Saved data entries:
· · ·
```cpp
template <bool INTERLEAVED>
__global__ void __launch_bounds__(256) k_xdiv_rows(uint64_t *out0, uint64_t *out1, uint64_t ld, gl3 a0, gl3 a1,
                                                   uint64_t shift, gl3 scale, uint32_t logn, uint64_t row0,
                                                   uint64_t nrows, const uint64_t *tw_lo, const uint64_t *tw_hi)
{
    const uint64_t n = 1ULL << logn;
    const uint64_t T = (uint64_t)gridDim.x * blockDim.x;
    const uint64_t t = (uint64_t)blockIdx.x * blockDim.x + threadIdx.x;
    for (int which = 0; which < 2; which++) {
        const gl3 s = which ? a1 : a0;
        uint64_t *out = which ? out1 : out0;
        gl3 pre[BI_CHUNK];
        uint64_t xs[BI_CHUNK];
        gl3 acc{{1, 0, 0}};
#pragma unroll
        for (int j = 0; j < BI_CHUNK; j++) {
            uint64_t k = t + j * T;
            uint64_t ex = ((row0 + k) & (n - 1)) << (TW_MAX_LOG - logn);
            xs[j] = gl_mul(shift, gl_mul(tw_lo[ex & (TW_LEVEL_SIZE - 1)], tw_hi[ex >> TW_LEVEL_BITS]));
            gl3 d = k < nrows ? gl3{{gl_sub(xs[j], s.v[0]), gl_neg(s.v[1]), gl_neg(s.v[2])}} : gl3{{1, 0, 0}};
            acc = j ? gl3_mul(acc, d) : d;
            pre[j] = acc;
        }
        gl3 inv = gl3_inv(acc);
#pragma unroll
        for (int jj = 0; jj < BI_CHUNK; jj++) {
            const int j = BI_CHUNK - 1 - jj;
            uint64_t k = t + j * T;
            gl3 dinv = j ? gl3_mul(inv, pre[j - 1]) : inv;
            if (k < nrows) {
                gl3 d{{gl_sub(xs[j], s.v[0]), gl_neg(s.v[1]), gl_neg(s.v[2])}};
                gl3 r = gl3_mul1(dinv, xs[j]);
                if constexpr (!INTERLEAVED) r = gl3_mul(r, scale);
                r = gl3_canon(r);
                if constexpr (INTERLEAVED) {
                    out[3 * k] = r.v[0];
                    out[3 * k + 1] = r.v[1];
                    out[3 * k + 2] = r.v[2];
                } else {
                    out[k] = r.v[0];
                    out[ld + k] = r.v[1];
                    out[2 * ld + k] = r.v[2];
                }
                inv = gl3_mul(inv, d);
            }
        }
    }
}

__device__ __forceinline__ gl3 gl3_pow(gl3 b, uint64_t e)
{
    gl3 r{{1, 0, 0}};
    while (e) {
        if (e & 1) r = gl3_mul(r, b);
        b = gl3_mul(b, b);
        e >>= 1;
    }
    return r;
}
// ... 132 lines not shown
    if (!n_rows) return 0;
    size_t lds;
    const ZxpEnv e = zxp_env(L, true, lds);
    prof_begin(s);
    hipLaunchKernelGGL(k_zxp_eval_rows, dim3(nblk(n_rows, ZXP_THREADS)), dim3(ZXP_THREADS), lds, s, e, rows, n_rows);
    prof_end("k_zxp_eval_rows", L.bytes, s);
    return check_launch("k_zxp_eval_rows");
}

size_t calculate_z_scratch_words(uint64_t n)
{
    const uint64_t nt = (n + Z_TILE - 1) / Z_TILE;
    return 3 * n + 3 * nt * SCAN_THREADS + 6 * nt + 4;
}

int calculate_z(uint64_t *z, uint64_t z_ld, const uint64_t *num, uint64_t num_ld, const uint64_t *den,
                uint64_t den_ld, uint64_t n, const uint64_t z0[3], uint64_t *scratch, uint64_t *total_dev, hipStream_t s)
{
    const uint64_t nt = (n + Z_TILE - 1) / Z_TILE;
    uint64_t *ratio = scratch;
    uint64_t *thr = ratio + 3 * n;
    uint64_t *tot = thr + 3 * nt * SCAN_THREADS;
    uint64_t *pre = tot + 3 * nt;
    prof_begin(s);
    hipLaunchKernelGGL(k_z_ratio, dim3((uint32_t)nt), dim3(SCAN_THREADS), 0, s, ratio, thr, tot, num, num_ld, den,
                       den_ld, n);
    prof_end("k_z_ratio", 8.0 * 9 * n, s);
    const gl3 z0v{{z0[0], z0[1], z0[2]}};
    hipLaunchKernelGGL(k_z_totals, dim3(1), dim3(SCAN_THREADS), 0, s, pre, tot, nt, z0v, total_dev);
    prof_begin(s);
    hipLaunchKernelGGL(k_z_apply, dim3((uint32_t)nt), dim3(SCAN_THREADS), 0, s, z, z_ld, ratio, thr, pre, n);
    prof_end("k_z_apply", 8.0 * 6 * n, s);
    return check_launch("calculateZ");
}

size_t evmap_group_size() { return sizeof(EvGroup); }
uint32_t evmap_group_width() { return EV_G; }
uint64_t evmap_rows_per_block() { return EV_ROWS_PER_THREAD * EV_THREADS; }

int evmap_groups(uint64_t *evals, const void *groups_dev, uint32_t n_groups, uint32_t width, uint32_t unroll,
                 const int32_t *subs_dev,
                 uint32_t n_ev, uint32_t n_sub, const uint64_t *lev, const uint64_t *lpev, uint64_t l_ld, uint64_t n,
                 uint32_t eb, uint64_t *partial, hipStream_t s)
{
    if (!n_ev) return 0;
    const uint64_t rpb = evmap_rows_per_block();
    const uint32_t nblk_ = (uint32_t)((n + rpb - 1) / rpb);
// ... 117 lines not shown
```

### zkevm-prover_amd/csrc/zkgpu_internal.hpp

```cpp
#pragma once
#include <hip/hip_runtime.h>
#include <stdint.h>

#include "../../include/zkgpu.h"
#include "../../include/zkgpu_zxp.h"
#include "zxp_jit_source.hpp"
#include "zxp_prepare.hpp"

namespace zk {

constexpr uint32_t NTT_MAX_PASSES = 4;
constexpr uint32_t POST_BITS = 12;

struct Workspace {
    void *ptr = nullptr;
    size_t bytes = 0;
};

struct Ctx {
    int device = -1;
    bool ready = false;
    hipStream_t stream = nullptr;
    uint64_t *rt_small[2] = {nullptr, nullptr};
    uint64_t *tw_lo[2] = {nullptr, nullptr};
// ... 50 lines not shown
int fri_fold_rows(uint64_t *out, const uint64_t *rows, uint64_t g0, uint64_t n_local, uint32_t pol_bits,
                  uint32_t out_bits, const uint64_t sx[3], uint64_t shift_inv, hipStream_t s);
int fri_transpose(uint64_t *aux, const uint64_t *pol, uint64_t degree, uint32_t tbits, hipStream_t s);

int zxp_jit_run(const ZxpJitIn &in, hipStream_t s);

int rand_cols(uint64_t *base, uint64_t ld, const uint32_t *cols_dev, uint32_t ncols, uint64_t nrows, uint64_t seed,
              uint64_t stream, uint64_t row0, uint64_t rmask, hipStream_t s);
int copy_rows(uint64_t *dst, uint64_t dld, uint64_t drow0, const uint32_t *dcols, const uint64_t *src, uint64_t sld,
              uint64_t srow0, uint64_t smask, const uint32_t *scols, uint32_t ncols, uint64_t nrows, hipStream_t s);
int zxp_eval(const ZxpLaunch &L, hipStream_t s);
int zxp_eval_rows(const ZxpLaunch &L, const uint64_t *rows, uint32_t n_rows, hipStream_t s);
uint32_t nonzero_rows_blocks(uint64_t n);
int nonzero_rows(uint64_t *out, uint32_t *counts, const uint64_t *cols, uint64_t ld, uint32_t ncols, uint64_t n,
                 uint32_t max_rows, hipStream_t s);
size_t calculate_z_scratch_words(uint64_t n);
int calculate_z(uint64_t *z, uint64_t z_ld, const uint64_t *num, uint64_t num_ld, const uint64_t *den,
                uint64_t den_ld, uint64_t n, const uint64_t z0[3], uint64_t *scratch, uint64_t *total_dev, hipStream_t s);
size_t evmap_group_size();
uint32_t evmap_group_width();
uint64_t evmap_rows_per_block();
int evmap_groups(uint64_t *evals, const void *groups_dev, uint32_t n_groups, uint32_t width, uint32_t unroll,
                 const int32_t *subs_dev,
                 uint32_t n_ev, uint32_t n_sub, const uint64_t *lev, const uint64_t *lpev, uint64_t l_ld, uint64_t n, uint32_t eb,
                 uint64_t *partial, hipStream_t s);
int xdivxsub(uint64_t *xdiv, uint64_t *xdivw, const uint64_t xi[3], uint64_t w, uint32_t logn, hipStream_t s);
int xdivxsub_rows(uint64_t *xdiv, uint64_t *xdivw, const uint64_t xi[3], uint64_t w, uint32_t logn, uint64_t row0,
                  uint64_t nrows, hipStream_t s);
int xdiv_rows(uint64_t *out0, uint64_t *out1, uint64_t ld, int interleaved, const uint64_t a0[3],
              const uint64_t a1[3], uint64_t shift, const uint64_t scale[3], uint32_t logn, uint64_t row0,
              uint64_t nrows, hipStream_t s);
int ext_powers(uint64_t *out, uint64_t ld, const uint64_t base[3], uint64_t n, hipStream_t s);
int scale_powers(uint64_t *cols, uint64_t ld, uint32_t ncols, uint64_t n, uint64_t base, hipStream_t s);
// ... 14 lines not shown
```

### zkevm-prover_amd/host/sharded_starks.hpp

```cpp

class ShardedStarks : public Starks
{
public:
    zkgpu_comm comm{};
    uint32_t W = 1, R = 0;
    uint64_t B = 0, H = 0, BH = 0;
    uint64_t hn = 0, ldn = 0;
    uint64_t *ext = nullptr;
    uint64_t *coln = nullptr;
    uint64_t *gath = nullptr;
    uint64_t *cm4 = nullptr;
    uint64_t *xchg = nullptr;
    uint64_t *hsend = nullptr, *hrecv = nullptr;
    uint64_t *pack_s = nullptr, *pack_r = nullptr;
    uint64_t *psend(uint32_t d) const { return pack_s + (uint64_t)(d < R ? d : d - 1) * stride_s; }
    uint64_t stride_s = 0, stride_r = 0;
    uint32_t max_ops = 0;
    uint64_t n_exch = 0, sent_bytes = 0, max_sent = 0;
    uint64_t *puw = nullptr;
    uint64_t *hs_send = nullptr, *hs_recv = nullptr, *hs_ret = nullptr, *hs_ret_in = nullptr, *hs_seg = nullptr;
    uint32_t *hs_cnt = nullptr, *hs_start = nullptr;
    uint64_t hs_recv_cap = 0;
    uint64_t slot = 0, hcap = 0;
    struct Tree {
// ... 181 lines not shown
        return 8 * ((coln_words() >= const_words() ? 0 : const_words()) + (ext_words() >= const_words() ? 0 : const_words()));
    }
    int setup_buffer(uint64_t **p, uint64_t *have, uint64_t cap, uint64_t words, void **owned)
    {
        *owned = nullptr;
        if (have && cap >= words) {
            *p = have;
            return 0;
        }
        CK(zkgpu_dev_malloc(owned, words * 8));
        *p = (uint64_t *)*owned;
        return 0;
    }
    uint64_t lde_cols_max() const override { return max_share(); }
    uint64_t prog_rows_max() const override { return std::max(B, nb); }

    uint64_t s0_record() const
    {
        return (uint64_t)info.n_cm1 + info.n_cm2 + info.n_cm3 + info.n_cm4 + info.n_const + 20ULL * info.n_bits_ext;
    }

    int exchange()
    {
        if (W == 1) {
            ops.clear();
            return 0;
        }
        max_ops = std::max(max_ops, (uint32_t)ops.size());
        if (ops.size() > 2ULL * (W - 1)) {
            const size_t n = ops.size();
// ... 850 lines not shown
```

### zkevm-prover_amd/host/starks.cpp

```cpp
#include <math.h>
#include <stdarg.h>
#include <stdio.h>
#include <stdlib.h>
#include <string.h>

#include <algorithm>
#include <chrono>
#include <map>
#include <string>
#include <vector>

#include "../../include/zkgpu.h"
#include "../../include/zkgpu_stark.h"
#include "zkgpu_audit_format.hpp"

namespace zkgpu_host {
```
· · ·
WORK TO BE COMPLETED: Check each line of the data above, and please copy the ones in which the string "shown" occurs.

FINISHED TASK:
// ... 132 lines not shown
// ... 117 lines not shown
// ... 50 lines not shown
// ... 14 lines not shown
// ... 181 lines not shown
// ... 850 lines not shown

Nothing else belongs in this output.